## TASK OBJECTIVE
Filter on the word "right": copy each matching line from the listing below.

## MATERIAL SUPPLIED
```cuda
template <bool ANYHIT>
struct StackSpill {
    int ref[RT_STACK];
    float t[ANYHIT ? 1 : RT_STACK];
};
template <bool ANYHIT>
struct Stack {
    unsigned base, top;
    StackSpill<ANYHIT>& sp;
    __device__ __forceinline__ Stack(unsigned shbase, StackSpill<ANYHIT>& spill) : base(shbase), top(shbase), sp(spill) {}
    __device__ __forceinline__ unsigned lim() const { return base + RT_SH_STACK * RT_SH_STRIDE(ANYHIT); }
    __device__ __forceinline__ static void sts(unsigned a, int ref, float t) {
        if (ANYHIT) asm volatile("st.shared.b32 [%0], %1;" ::"r"(a), "r"(ref));
        else asm volatile("st.shared.v2.b32 [%0], {%1, %2};" ::"r"(a), "r"(ref), "r"(__float_as_int(t)));
    }
    __device__ __forceinline__ bool roomy(int n) const { return top + n * RT_SH_STRIDE(ANYHIT) <= lim(); }
    __device__ __forceinline__ void push_fast(bool on, int ref, float t) {
        if (on) sts(top, ref, t);
        top += on ? RT_SH_STRIDE(ANYHIT) : 0;
    }
    __device__ __forceinline__ void push(int ref, float t) {
        if (top < lim()) {
            sts(top, ref, t);
        } else {
            const unsigned k = (top - lim()) / RT_SH_STRIDE(ANYHIT);
            if (k >= RT_STACK) return;
            sp.ref[k] = ref;
            if (!ANYHIT) sp.t[k] = t;
        }
        top += RT_SH_STRIDE(ANYHIT);
    }
    __device__ __forceinline__ int pop(float tlim) {
        while (top != base) {
            top -= RT_SH_STRIDE(ANYHIT);
            int ref, tb = 0;
            if (top < lim()) {
                if (ANYHIT) asm volatile("ld.shared.b32 %0, [%1];" : "=r"(ref) : "r"(top));
                else asm volatile("ld.shared.v2.b32 {%0, %1}, [%2];" : "=r"(ref), "=r"(tb) : "r"(top));
            } else {
                const unsigned k = (top - lim()) / RT_SH_STRIDE(ANYHIT);
                ref = sp.ref[k];
                if (!ANYHIT) tb = __float_as_int(sp.t[k]);
            }
            if (ANYHIT || __int_as_float(tb) <= tlim) return ref;
        }
        return BVH_DONE;
    }
};

__device__ __forceinline__ const float4* flip64(const float4* p) {
    return reinterpret_cast<const float4*>(reinterpret_cast<unsigned long long>(p) ^ 64ull);
}

template <bool ANYHIT, bool COUNT>
__device__ __forceinline__ void descend(const DScene& S, const FRay& fr, float tlim, int& cur, Stack<ANYHIT>& st,
                                        WorkCounters& wc) {
    while (cur >= 0) {
        const char* const nb = reinterpret_cast<const char*>(S.nodes);
        const unsigned off = (unsigned)cur * (unsigned)sizeof(BvhNode);
        const float4* pnx = reinterpret_cast<const float4*>(nb + (off + fr.nx));
        const float4* pny = reinterpret_cast<const float4*>(nb + (off + fr.ny));
        const float4* pnz = reinterpret_cast<const float4*>(nb + (off + fr.nz));
        const float4 nx = __ldg(pnx), ny = __ldg(pny), nz = __ldg(pnz);
        const float4 fx = __ldg(flip64(pnx)), fy = __ldg(flip64(pny)), fz = __ldg(flip64(pnz));
        const int4 ref = __ldg(reinterpret_cast<const int4*>(nb + off + 48));
        if (COUNT) wc.nodes += 4;
        float t0, t1, t2, t3;
        bool h0, h1, h2, h3;
        slab1(fr, nx.x, ny.x, nz.x, fx.x, fy.x, fz.x, tlim, t0, h0);
        slab1(fr, nx.y, ny.y, nz.y, fx.y, fy.y, fz.y, tlim, t1, h1);
        slab1(fr, nx.z, ny.z, nz.z, fx.z, fy.z, fz.z, tlim, t2, h2);
        slab1(fr, nx.w, ny.w, nz.w, fx.w, fy.w, fz.w, tlim, t3, h3);
        if (ANYHIT && RT_ANYHIT_UNSORTED) {
            int next = h3 ? ref.w : BVH_DONE;
            if (st.roomy(3)) {
                bool q;
                q = h2 && next != BVH_DONE; st.push_fast(q, next, 0.f); next = h2 ? ref.z : next;
                q = h1 && next != BVH_DONE; st.push_fast(q, next, 0.f); next = h1 ? ref.y : next;
                q = h0 && next != BVH_DONE; st.push_fast(q, next, 0.f); next = h0 ? ref.x : next;
            } else {
                if (h2) { if (next != BVH_DONE) st.push(next, 0.f); next = ref.z; }
                if (h1) { if (next != BVH_DONE) st.push(next, 0.f); next = ref.y; }
                if (h0) { if (next != BVH_DONE) st.push(next, 0.f); next = ref.x; }
            }
            cur = next != BVH_DONE ? next : st.pop(tlim);
            continue;
        }
        const unsigned MISS = 0x7f800000u;
        const unsigned k0 = h0 ? ((__float_as_uint(t0) & ~3u) | 0u) : MISS, k1 = h1 ? ((__float_as_uint(t1) & ~3u) | 1u) : MISS;
        const unsigned k2 = h2 ? ((__float_as_uint(t2) & ~3u) | 2u) : MISS, k3 = h3 ? ((__float_as_uint(t3) & ~3u) | 3u) : MISS;
        const unsigned kmin = min(min(k0, k1), min(k2, k3));
        if (st.roomy(3)) {
            st.push_fast(h3 && k3 != kmin, ref.w, t3);
            st.push_fast(h2 && k2 != kmin, ref.z, t2);
            st.push_fast(h1 && k1 != kmin, ref.y, t1);
            st.push_fast(h0 && k0 != kmin, ref.x, t0);
        } else {
            if (h3 && k3 != kmin) st.push(ref.w, t3);
            if (h2 && k2 != kmin) st.push(ref.z, t2);
            if (h1 && k1 != kmin) st.push(ref.y, t1);
            if (h0 && k0 != kmin) st.push(ref.x, t0);
        }
        if (kmin < MISS) {
            const unsigned i = kmin & 3u;
            cur = i == 0 ? ref.x : (i == 1 ? ref.y : (i == 2 ? ref.z : ref.w));
        } else {
            cur = st.pop(tlim);
        }
    }
}

template <bool ANYHIT, bool BRUTE, bool COUNT, bool FARCHECK = false>
__device__ __forceinline__ bool cast_ray(const DScene& S, d3 o, d3 d, bool reverse, double limit, Best& best,
                                         WorkCounters& wc, unsigned shbase) {
    best.geom = -1; best.face = -1; best.dobj = 0.0; best.wd = 0.0;
    ObjRay R;
    R.geom = -1; R.box_ok = 1;
    const bool far_origin = FARCHECK && !BRUTE && fmax(fabs(o.x), fmax(fabs(o.y), fabs(o.z))) > (double)S.origin_limit;
    if (BRUTE || far_origin) {
        for (int i = 0; i < S.num_all; i++)
            if (test_prim<ANYHIT, COUNT>(S, __ldg(S.all_prims + i), o, d, reverse, limit, R, best, wc)) return true;
        return false;
    }
    for (int i = 0; i < S.num_flat; i++)
        if (test_prim<ANYHIT, COUNT>(S, __ldg(S.flat + i), o, d, reverse, limit, R, best, wc)) return true;
    if (S.num_bvh_prims == 0) return false;
    if (S.num_bvh_prims == 1)
        return test_prim<ANYHIT, COUNT>(S, S.single_leaf, o, d, reverse, limit, R, best, wc);

    const FRay fr = make_fray(o, d);
    float tlim = ANYHIT ? prune_limit(limit) : __int_as_float(0x7f800000);
    StackSpill<ANYHIT> spill;
    Stack<ANYHIT> st(shbase, spill);
    int cur = 0;
    while (true) {
        descend<ANYHIT, COUNT>(S, fr, tlim, cur, st, wc);
        if (cur == BVH_DONE) break;
        if (test_prim<ANYHIT, COUNT>(S, ~cur, o, d, reverse, limit, R, best, wc)) return true;
        if (!ANYHIT && best.geom >= 0) tlim = prune_limit(best.wd);
        cur = st.pop(tlim);
        if (cur == BVH_DONE) break;
    }
    return false;
}

}
```

cs184-raytracer_b200/csrc/rt_kernels.cuh:

```cuda
#pragma once
#include "rt_device.cuh"

namespace rt {

#ifndef RT_BLOCK
#define RT_BLOCK 64
#endif
#ifndef RT_SHADOW_MINBLOCKS
#define RT_SHADOW_MINBLOCKS 16
#endif
#ifndef RT_SHADOW_TILE
#define RT_SHADOW_TILE 4096
#endif
#ifndef RT_TRACE_MINBLOCKS
#define RT_TRACE_MINBLOCKS 16
#endif

struct RayQ {
    double* f;
    int* pixel;
    int* meta;
    size_t cap;
    __device__ __forceinline__ double& fld(int k, size_t i) const { return f[(size_t)k * cap + i]; }
};
// ... 31 lines not shown
    int x = (w % (RT_TILE_W / 8)) * 8 + (l & 7), y = (w / (RT_TILE_W / 8)) * 4 + (l >> 3);
    px = tx * RT_TILE_W + x;
    py = ty * RT_TILE_H + y;
    return px < F.width && py < F.height;
}

__device__ __forceinline__ unsigned warp_append(bool flag, unsigned long long* counter) {
    unsigned m = __ballot_sync(0xffffffffu, flag);
    unsigned base = 0;
    if (m) {
        int lane = threadIdx.x & 31, leader = __ffs(m) - 1;
        if (lane == leader) base = (unsigned)atomicAdd(counter, (unsigned long long)__popc(m));
        base = __shfl_sync(0xffffffffu, base, leader);
        base += __popc(m & ((1u << lane) - 1u));
    }
    return base;
}

template <bool COUNT>
__device__ __forceinline__ void flush_work(const WorkCounters& wc, unsigned long long* ctr ) {
    if (!COUNT) return;
    unsigned long long a = wc.nodes, b = wc.tris, c = wc.spheres;
    for (int o = 16; o > 0; o >>= 1) {
        a += __shfl_down_sync(0xffffffffu, a, o);
        b += __shfl_down_sync(0xffffffffu, b, o);
        c += __shfl_down_sync(0xffffffffu, c, o);
    }
    if ((threadIdx.x & 31) == 0) {
        atomicAdd(ctr + 0, a);
        atomicAdd(ctr + 1, b);
        atomicAdd(ctr + 2, c);
    }
}

struct PrimaryRays {
    FrameInfo F;
    long long first_slot;
    int sub;
    int depth;
};
__device__ __forceinline__ int primary_ray(const DScene& S, const PrimaryRays& pr, int i, d3& E, d3& d, double& w) {
    const int ss = pr.sub * pr.sub;
    const long long slot = pr.first_slot + (pr.sub > 1 ? i / ss : i);
    int px, py;
    if (!slot_to_pixel(pr.F, slot, px, py)) return -1;
    double rowFrac = (py + 0.5) / pr.F.height, colFrac = (px + 0.5) / pr.F.width;
    w = 1.0;
    if (pr.sub > 1) {
        const int k = i % ss, si = k % pr.sub, sj = k / pr.sub;
        rowFrac = (py + (sj + 0.5) / pr.sub) / pr.F.height;
        colFrac = (px + (si + 0.5) / pr.sub) / pr.F.width;
        w = 1.0 / ss;
    }
    const DCamera& c = S.cam;
    d3 LR = mk3(c.lr[0], c.lr[1], c.lr[2]), UR = mk3(c.ur[0], c.ur[1], c.ur[2]);
    d3 LL = mk3(c.ll[0], c.ll[1], c.ll[2]), UL = mk3(c.ul[0], c.ul[1], c.ul[2]);
    E = mk3(c.eye[0], c.eye[1], c.eye[2]);
    d3 right = rowFrac * LR + (1.0 - rowFrac) * UR;
    d3 left = rowFrac * LL + (1.0 - rowFrac) * UL;
    d3 ip = colFrac * right + (1.0 - colFrac) * left;
    d3 raw = ip - E;
    const bool ok = !(raw.x == 0 && raw.y == 0 && raw.z == 0);
    d = ok ? ray_normalize(raw) : raw;
    return ok ? (int)slot : -1;
}

__global__ void __launch_bounds__(RT_BLOCK) k_raygen(DScene S, PrimaryRays pr, int n, RayQ q) {
    int i = blockIdx.x * blockDim.x + threadIdx.x;
    if (i >= n) return;
    d3 E = mk3(0, 0, 0), d = mk3(0, 0, 1);
    double w = 1.0;
    const int slot = primary_ray(S, pr, i, E, d, w);
    q.fld(0, i) = E.x; q.fld(1, i) = E.y; q.fld(2, i) = E.z;
    q.fld(3, i) = d.x; q.fld(4, i) = d.y; q.fld(5, i) = d.z;
    q.fld(6, i) = w; q.fld(7, i) = w; q.fld(8, i) = w;
    q.pixel[i] = slot;
    q.meta[i] = pr.depth;
}

template <bool BRUTE, bool COUNT, bool PRIMARY>
__global__ void __launch_bounds__(RT_BLOCK, RT_TRACE_MINBLOCKS) k_trace(DScene S, RayQ q, size_t off, int n, size_t nfront, HitQ h,
                                                     unsigned long long* ctr, int* ids_geom, int* ids_face, PrimaryRays pr) {
    __shared__ __align__(16) unsigned char sm_stack[RT_SH_STACK_BYTES(false)];
    int t = blockIdx.x * blockDim.x + threadIdx.x;
    const size_t g = off + (size_t)t;
    const size_t i = PRIMARY ? 0 : (g < nfront ? g : q.cap - 1 - (g - nfront));
    bool active = t < n;
    Best best;
    best.geom = -1;
    WorkCounters wc = {0, 0, 0};
    d3 o = mk3(0, 0, 0), d = mk3(0, 0, 1);
    double w0 = 1.0;
    int meta = 0, pixel = -1;
    if (PRIMARY) {
        if (active) pixel = primary_ray(S, pr, t, o, d, w0);
        meta = pr.depth;
    } else {
        pixel = active ? q.pixel[i] : -1;
    }
    active = active && pixel >= 0;
    if (active) {
        if (!PRIMARY) {
            o = mk3(q.fld(0, i), q.fld(1, i), q.fld(2, i));
            d = mk3(q.fld(3, i), q.fld(4, i), q.fld(5, i));
            meta = q.meta[i];
        }
        cast_ray<false, BRUTE, COUNT>(S, o, d, (meta >> RT_META_INSIDE_SHIFT) & 1, 0.0, best, wc, stack_base<false>(sm_stack));
        if (ids_geom) { ids_geom[pixel] = best.geom; ids_face[pixel] = best.face; }
    }
    bool hit = active && best.geom >= 0;
    unsigned slot = warp_append(hit, ctr + CTR_HITS);
    if (hit) {
        h.fld(0, slot) = best.P.x; h.fld(1, slot) = best.P.y; h.fld(2, slot) = best.P.z;
        h.fld(3, slot) = best.N.x; h.fld(4, slot) = best.N.y; h.fld(5, slot) = best.N.z;
        h.fld(6, slot) = d.x; h.fld(7, slot) = d.y; h.fld(8, slot) = d.z;
        if (PRIMARY) { h.fld(9, slot) = w0; h.fld(10, slot) = w0; h.fld(11, slot) = w0; }
        else { h.fld(9, slot) = q.fld(6, i); h.fld(10, slot) = q.fld(7, i); h.fld(11, slot) = q.fld(8, i); }
        h.fld(12, slot) = best.wd;
        h.pixel[slot] = pixel;
        h.geom[slot] = best.geom;
        h.meta[slot] = meta;
    }
    flush_work<COUNT>(wc, ctr + CTR_NODES);
}

struct SortGrid {
    float lo[3];
    float scale;
    int bits;
};
__device__ __forceinline__ uint32_t spread_bits3(uint32_t v) {
    v = (v * 0x00010001u) & 0xFF0000FFu;
    v = (v * 0x00000101u) & 0x0F00F00Fu;
    v = (v * 0x00000011u) & 0xC30C30C3u;
    v = (v * 0x00000005u) & 0x49249249u;
    return v;
}
__global__ void k_hit_keys(HitQ h, const unsigned long long* __restrict__ lc, SortGrid g, uint32_t* __restrict__ keys,
                           int* __restrict__ vals) {
    unsigned j = blockIdx.x * blockDim.x + threadIdx.x;
    if (j >= (unsigned)lc[CTR_HITS]) return;
    const float p[3] = {(float)h.fld(0, j), (float)h.fld(1, j), (float)h.fld(2, j)};
    uint32_t q[3];
    for (int a = 0; a < 3; a++) {
        float u = (p[a] - g.lo[a]) * g.scale;
        q[a] = (uint32_t)min(max((int)u, 0), 1023);
    }
    const uint32_t m = (spread_bits3(q[0]) << 2) | (spread_bits3(q[1]) << 1) | spread_bits3(q[2]);
    keys[j] = g.bits < 30 ? m >> (30 - g.bits) : m;
    vals[j] = (int)j;
}
__global__ void __launch_bounds__(RT_BLOCK) k_shade_io(HitQ h, const unsigned long long* ctr, double* fb,
                                                        unsigned long long* maxbits) {
    unsigned j = blockIdx.x * blockDim.x + threadIdx.x;
    double v = 0.0;
    if (j < (unsigned)ctr[CTR_HITS]) {
        double dist = h.fld(12, j);
        v = 1.0 / (dist * dist);
        size_t p = (size_t)h.pixel[j] * 3;
        fb[p] = v; fb[p + 1] = v; fb[p + 2] = v;
    }
    unsigned long long b = (unsigned long long)__double_as_longlong(v);
    for (int o = 16; o > 0; o >>= 1) {
        unsigned long long x = __shfl_down_sync(0xffffffffu, b, o);
        b = x > b ? x : b;
    }
    if ((threadIdx.x & 31) == 0 && b) atomicMax(maxbits, b);
}

__global__ void k_divide(double* fb, size_t n, const unsigned long long* maxbits) {
    size_t i = (size_t)blockIdx.x * blockDim.x + threadIdx.x;
    if (i >= n) return;
    fb[i] = fb[i] / __longlong_as_double((long long)*maxbits);
}

#ifndef RT_SHADE_BLOCK
#define RT_SHADE_BLOCK 256
#endif
__global__ void __launch_bounds__(RT_SHADE_BLOCK) k_shade(DScene S, HitQ src, HitQ h, const int* __restrict__ order,
                                                     unsigned long long* ctr, RayQ next, double* fb) {
    unsigned j = blockIdx.x * blockDim.x + threadIdx.x;
    bool active = j < (unsigned)ctr[CTR_HITS];
    bool want_t = false, want_r = false;
    d3 P = mk3(0, 0, 0), Td = P, Rd = P;
    double W[3] = {0, 0, 0}, kr[3] = {0, 0, 0};
    int pixel = 0, depth = 0, inside = 0;
    unsigned degenerate = 0;
    if (active) {
        const unsigned s = order ? (unsigned)order[j] : j;
        P = mk3(src.fld(0, s), src.fld(1, s), src.fld(2, s));
        d3 N = mk3(src.fld(3, s), src.fld(4, s), src.fld(5, s));
        d3 V = mk3(src.fld(6, s), src.fld(7, s), src.fld(8, s));
        W[0] = src.fld(9, s); W[1] = src.fld(10, s); W[2] = src.fld(11, s);
        pixel = src.pixel[s];
        int meta = src.meta[s];
        const int geom = src.geom[s];
        depth = meta & RT_META_DEPTH_MASK;
// ... 57 lines not shown
        next.pixel[sr] = pixel;
        next.meta[sr] = (depth - 1) | (inside << RT_META_INSIDE_SHIFT);
    }
    if (degenerate) atomicAdd(ctr + CTR_DEGENERATE, (unsigned long long)degenerate);
}

__device__ __forceinline__ double pow_shading(double x, double y) {
    if (y >= 1.0 && y <= 1024.0 && y == floor(y)) {
        unsigned n = (unsigned)y;
        double r = 1.0, b = x;
        while (true) {
            if (n & 1u) r *= b;
            n >>= 1;
            if (!n) break;
            b *= b;
        }
        return r;
    }
    return pow(x, y);
}
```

## ANSWER AREA
    d3 right = rowFrac * LR + (1.0 - rowFrac) * UR;
    d3 ip = colFrac * right + (1.0 - colFrac) * left;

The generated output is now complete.